INSTRUCTIONS TO FOLLOW:
Which lines of the data contain the string "later"? Copy every one.

──────────

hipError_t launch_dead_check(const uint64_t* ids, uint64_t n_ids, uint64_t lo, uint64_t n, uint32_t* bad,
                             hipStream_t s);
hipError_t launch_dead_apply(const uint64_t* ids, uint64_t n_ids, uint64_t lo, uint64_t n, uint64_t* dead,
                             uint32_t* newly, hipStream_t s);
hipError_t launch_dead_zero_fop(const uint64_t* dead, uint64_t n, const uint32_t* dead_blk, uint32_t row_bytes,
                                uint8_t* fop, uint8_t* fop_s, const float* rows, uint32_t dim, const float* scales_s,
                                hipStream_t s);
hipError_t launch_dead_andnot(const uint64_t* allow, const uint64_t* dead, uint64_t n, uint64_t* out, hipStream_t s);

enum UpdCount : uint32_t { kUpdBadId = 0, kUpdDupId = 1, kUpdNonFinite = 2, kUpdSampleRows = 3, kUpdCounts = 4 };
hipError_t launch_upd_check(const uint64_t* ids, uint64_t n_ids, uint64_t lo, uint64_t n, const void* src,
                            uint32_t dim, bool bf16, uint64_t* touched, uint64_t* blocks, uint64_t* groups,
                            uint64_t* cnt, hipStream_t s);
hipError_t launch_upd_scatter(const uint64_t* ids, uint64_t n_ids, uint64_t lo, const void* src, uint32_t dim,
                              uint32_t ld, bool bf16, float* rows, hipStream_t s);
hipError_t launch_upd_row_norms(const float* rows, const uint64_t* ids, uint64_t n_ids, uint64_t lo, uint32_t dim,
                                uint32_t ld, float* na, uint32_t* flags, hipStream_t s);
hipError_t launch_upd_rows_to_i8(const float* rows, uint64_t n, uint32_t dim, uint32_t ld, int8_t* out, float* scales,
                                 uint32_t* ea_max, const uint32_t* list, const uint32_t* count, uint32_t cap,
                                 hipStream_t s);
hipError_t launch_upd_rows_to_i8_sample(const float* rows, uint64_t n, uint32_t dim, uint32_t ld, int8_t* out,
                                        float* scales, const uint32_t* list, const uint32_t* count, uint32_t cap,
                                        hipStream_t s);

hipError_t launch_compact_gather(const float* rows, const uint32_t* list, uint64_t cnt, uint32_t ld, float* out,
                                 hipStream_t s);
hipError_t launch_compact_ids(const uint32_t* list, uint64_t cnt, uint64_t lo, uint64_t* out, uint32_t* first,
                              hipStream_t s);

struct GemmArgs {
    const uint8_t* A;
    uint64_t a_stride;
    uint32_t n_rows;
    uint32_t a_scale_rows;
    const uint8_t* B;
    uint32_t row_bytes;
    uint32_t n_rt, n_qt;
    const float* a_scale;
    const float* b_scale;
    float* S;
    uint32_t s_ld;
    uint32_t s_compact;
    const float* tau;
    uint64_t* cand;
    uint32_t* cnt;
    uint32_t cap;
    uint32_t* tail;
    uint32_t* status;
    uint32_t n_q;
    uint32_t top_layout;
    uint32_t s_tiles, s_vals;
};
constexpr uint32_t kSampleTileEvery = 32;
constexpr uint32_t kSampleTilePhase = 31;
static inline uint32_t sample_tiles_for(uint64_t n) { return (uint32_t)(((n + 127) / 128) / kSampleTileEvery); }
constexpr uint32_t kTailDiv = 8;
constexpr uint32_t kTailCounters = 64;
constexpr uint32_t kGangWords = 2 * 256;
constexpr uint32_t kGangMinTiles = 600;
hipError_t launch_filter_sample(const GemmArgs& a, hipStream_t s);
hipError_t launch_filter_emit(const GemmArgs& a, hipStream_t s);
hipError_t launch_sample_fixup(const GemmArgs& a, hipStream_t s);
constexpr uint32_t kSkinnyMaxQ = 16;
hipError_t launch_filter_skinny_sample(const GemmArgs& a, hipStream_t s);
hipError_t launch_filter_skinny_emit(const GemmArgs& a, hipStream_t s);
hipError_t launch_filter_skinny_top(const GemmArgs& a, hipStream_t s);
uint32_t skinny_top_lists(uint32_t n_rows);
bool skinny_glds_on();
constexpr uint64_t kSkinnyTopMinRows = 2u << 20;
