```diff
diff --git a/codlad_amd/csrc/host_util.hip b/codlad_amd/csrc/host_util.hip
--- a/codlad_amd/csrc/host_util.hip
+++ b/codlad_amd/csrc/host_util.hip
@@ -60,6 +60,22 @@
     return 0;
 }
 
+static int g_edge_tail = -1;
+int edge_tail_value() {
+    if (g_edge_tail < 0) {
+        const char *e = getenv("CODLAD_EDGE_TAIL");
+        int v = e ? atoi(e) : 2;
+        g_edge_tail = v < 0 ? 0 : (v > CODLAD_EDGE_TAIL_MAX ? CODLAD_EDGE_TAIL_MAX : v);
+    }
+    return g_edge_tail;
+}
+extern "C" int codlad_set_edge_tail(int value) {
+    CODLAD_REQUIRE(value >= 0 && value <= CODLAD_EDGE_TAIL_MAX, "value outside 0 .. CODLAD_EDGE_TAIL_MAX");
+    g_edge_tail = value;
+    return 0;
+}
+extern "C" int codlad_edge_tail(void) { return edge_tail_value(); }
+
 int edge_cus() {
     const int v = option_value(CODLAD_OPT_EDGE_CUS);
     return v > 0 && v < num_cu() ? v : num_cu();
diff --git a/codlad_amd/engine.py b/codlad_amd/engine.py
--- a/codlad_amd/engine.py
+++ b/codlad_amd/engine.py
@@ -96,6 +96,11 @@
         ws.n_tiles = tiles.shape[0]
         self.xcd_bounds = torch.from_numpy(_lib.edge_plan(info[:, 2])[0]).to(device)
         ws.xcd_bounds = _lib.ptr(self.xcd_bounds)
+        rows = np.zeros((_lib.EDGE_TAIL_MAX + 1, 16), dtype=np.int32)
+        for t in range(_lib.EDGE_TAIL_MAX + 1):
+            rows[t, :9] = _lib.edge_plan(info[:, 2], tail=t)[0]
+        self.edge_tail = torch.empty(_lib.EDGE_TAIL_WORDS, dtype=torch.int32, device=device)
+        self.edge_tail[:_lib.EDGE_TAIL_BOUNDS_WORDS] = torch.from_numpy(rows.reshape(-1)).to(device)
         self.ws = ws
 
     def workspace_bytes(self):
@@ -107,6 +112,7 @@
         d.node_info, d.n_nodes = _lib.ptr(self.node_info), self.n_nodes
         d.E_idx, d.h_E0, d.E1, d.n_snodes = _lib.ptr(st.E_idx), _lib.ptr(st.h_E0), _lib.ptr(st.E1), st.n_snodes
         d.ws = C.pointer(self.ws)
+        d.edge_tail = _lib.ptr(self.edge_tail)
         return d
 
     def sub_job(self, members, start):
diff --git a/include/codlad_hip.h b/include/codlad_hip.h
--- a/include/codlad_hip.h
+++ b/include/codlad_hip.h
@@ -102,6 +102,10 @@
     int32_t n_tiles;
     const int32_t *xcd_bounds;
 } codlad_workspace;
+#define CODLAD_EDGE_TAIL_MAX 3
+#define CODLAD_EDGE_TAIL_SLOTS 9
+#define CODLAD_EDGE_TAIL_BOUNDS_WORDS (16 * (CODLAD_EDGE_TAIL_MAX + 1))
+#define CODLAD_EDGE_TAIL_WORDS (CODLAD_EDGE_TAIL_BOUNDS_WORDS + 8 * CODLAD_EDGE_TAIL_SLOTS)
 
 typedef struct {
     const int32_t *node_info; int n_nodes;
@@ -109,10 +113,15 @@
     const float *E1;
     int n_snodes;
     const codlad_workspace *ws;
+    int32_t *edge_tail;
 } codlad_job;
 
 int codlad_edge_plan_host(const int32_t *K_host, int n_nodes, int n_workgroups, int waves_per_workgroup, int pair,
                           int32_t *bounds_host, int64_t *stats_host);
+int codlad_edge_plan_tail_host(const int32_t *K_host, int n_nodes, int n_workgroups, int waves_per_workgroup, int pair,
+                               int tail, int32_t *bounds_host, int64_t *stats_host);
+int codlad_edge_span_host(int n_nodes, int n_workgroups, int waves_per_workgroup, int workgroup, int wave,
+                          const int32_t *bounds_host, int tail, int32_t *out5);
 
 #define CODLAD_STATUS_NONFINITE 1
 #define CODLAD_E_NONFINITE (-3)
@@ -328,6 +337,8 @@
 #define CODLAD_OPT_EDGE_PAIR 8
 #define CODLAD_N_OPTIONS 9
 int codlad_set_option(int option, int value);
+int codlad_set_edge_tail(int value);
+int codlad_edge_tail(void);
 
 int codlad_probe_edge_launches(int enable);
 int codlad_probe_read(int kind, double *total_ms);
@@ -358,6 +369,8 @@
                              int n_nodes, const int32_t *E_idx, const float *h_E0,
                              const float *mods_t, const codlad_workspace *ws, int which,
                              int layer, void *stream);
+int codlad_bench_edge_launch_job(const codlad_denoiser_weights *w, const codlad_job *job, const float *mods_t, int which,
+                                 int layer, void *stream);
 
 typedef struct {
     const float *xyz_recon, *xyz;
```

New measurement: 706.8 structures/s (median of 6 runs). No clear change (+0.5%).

──────────

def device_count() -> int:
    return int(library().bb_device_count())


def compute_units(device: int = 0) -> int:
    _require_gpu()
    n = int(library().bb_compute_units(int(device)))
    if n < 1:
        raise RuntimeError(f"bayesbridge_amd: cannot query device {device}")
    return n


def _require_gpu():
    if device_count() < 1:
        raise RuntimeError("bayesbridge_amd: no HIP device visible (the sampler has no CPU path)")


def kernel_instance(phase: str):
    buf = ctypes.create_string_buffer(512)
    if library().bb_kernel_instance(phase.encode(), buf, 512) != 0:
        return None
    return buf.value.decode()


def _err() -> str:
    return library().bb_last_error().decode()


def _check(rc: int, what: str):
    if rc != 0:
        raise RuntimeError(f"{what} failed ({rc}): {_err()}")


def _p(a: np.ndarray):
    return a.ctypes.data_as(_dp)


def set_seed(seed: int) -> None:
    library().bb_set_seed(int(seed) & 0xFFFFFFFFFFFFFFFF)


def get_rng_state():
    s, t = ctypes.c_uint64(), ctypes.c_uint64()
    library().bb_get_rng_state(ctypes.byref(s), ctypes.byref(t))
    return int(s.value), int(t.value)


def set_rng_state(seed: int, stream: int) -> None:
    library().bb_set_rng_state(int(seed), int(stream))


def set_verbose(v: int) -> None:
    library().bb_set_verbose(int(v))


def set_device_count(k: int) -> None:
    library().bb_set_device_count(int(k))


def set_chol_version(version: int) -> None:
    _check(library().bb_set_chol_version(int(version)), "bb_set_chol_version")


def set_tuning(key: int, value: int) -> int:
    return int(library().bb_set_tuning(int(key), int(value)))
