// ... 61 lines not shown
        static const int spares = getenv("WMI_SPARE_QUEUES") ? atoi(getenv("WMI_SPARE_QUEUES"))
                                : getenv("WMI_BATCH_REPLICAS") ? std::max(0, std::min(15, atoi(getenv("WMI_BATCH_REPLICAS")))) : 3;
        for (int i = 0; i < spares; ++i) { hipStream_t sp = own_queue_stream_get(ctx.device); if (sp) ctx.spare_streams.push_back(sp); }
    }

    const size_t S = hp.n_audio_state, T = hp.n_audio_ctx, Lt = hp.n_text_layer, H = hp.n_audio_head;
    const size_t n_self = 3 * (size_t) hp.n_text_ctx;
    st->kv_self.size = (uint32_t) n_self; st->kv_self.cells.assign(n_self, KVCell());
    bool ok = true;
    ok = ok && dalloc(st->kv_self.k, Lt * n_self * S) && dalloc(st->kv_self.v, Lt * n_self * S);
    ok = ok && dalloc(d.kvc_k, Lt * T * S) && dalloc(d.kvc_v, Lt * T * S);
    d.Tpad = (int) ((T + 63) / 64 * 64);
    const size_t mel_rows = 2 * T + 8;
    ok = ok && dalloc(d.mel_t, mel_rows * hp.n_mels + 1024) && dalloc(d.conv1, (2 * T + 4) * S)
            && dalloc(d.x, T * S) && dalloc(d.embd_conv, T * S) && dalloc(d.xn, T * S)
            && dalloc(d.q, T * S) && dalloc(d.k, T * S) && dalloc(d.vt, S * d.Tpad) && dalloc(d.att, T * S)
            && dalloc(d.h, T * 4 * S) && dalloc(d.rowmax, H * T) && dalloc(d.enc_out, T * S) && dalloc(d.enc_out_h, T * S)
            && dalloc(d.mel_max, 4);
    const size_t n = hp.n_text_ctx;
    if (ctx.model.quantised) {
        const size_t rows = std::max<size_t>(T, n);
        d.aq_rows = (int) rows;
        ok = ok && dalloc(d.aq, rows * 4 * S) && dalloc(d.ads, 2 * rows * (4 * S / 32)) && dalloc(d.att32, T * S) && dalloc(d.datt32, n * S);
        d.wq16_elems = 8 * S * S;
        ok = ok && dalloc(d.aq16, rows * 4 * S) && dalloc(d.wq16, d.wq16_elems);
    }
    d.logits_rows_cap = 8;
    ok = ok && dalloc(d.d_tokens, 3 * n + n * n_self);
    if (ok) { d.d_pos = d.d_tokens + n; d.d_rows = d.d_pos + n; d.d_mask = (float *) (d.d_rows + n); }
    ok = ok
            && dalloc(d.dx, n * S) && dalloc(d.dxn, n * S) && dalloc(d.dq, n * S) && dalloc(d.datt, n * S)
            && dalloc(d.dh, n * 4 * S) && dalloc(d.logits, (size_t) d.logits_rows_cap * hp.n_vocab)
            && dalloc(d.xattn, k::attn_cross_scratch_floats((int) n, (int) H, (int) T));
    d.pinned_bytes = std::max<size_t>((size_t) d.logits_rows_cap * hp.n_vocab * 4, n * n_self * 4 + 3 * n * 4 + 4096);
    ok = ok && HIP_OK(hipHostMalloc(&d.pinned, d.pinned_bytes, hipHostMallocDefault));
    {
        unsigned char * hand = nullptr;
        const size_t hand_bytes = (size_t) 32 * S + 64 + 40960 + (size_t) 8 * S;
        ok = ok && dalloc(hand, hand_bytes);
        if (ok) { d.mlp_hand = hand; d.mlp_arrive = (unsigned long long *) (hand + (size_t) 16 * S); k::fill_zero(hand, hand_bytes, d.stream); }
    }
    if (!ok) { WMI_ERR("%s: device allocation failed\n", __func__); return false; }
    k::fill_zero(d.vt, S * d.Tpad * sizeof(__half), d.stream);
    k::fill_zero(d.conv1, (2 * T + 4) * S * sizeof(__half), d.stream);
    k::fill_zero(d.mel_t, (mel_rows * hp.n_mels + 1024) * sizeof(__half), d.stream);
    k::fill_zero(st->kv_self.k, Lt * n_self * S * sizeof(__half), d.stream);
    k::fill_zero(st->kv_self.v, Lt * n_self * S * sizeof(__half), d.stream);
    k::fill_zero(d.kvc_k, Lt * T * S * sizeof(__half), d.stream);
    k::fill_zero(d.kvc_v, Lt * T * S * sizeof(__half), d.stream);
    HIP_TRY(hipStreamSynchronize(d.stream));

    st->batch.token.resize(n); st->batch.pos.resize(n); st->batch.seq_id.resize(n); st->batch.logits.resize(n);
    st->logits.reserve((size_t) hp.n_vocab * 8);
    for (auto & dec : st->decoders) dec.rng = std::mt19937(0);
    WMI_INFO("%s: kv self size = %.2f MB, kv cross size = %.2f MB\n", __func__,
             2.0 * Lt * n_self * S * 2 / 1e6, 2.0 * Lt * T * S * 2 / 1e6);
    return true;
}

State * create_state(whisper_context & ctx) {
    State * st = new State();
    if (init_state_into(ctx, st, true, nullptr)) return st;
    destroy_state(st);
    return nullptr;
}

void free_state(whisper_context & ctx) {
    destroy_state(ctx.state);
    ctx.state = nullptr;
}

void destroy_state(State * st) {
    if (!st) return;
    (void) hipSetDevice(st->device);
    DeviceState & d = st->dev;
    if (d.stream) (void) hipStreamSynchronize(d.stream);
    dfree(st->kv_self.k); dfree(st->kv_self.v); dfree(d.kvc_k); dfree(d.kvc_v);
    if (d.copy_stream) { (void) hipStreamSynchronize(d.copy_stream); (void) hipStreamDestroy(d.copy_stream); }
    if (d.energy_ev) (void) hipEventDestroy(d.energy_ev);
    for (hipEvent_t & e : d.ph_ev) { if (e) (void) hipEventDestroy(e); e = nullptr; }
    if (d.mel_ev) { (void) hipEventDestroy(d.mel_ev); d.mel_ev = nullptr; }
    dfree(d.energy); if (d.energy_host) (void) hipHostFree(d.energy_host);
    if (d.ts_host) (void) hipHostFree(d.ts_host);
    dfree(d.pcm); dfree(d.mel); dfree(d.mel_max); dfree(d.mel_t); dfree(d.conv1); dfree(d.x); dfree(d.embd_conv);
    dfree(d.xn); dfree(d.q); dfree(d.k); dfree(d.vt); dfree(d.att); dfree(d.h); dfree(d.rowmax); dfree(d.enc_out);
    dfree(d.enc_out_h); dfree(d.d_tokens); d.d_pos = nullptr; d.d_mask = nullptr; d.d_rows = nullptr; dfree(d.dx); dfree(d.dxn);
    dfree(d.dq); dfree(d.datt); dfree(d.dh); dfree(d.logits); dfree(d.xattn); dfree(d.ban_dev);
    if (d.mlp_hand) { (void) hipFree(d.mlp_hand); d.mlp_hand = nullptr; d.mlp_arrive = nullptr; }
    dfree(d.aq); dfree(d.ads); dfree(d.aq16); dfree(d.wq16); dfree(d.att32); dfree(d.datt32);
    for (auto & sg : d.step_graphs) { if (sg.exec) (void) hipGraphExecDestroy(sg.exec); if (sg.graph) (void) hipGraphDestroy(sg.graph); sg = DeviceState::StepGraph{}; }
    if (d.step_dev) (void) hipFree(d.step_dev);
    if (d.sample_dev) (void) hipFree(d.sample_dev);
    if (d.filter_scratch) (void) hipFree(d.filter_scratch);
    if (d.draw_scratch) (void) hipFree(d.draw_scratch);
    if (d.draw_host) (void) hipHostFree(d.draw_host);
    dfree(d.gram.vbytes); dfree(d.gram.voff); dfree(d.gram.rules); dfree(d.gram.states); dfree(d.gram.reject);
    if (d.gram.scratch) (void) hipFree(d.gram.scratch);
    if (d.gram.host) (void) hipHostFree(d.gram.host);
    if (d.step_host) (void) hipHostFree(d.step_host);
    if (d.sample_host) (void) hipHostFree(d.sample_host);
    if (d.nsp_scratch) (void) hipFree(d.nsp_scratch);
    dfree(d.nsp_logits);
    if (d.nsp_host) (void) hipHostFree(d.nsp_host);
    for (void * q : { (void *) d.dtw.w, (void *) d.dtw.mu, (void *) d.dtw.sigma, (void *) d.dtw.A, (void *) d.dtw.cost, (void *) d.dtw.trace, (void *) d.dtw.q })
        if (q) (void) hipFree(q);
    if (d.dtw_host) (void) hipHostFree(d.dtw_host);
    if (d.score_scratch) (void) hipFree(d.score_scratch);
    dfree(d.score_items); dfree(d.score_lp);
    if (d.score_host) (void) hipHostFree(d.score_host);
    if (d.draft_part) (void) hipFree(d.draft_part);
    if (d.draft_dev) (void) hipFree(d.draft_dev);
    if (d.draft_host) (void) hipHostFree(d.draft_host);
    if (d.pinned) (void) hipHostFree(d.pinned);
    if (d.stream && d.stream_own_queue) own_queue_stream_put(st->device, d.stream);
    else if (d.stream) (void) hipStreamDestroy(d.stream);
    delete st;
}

──────────

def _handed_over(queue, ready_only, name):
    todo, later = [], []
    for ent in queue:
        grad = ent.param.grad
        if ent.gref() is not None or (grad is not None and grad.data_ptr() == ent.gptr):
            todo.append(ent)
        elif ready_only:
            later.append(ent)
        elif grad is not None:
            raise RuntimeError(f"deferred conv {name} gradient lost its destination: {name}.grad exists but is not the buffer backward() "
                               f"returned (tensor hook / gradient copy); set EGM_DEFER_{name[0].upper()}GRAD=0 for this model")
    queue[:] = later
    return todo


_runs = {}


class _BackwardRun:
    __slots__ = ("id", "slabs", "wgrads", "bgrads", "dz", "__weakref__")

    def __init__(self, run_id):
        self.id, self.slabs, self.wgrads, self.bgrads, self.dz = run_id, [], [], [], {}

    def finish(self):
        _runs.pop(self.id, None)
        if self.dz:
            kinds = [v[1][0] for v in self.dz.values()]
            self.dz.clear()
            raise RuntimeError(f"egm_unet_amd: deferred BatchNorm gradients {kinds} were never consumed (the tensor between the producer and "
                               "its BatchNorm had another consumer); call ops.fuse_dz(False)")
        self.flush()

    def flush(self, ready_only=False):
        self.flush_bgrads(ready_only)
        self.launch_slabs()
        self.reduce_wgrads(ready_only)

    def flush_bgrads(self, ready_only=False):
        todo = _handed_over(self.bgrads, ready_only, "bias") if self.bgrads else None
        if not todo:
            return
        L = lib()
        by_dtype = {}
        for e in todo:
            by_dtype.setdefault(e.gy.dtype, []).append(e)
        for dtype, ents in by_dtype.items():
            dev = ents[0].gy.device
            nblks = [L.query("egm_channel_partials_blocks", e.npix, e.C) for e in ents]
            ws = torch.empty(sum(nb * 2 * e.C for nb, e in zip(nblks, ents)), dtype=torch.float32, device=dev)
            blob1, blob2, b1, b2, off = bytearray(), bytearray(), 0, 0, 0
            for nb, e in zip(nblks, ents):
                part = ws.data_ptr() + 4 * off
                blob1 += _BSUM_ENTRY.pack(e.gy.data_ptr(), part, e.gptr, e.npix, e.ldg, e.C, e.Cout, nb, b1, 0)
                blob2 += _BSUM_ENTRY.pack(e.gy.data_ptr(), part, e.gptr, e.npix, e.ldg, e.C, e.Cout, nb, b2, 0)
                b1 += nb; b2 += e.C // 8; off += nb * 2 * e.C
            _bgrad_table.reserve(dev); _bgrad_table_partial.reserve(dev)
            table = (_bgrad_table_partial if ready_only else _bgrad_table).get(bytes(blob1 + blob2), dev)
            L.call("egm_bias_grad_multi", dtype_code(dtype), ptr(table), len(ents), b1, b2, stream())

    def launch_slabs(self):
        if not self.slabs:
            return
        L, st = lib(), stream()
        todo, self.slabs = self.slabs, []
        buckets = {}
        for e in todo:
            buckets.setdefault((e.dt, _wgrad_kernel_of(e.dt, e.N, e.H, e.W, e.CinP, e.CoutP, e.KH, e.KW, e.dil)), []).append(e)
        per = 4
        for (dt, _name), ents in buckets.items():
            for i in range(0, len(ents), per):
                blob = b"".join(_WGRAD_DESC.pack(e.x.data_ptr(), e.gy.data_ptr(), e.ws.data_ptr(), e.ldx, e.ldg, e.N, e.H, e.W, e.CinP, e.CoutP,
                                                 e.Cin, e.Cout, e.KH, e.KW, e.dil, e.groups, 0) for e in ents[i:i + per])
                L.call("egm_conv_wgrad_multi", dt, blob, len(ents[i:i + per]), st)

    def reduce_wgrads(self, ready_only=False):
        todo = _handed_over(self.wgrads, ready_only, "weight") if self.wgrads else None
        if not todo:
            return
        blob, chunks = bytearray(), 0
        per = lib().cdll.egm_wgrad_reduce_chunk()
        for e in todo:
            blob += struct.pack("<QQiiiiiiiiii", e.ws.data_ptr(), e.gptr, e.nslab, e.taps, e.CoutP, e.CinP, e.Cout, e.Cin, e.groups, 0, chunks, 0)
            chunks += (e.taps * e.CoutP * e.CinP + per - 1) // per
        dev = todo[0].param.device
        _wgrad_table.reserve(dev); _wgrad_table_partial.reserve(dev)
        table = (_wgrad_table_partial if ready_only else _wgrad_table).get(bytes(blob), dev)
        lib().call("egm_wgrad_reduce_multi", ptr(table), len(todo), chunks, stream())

──────────

RESPONSE TO THE TASK:
    todo, later = [], []
            later.append(ent)
    queue[:] = later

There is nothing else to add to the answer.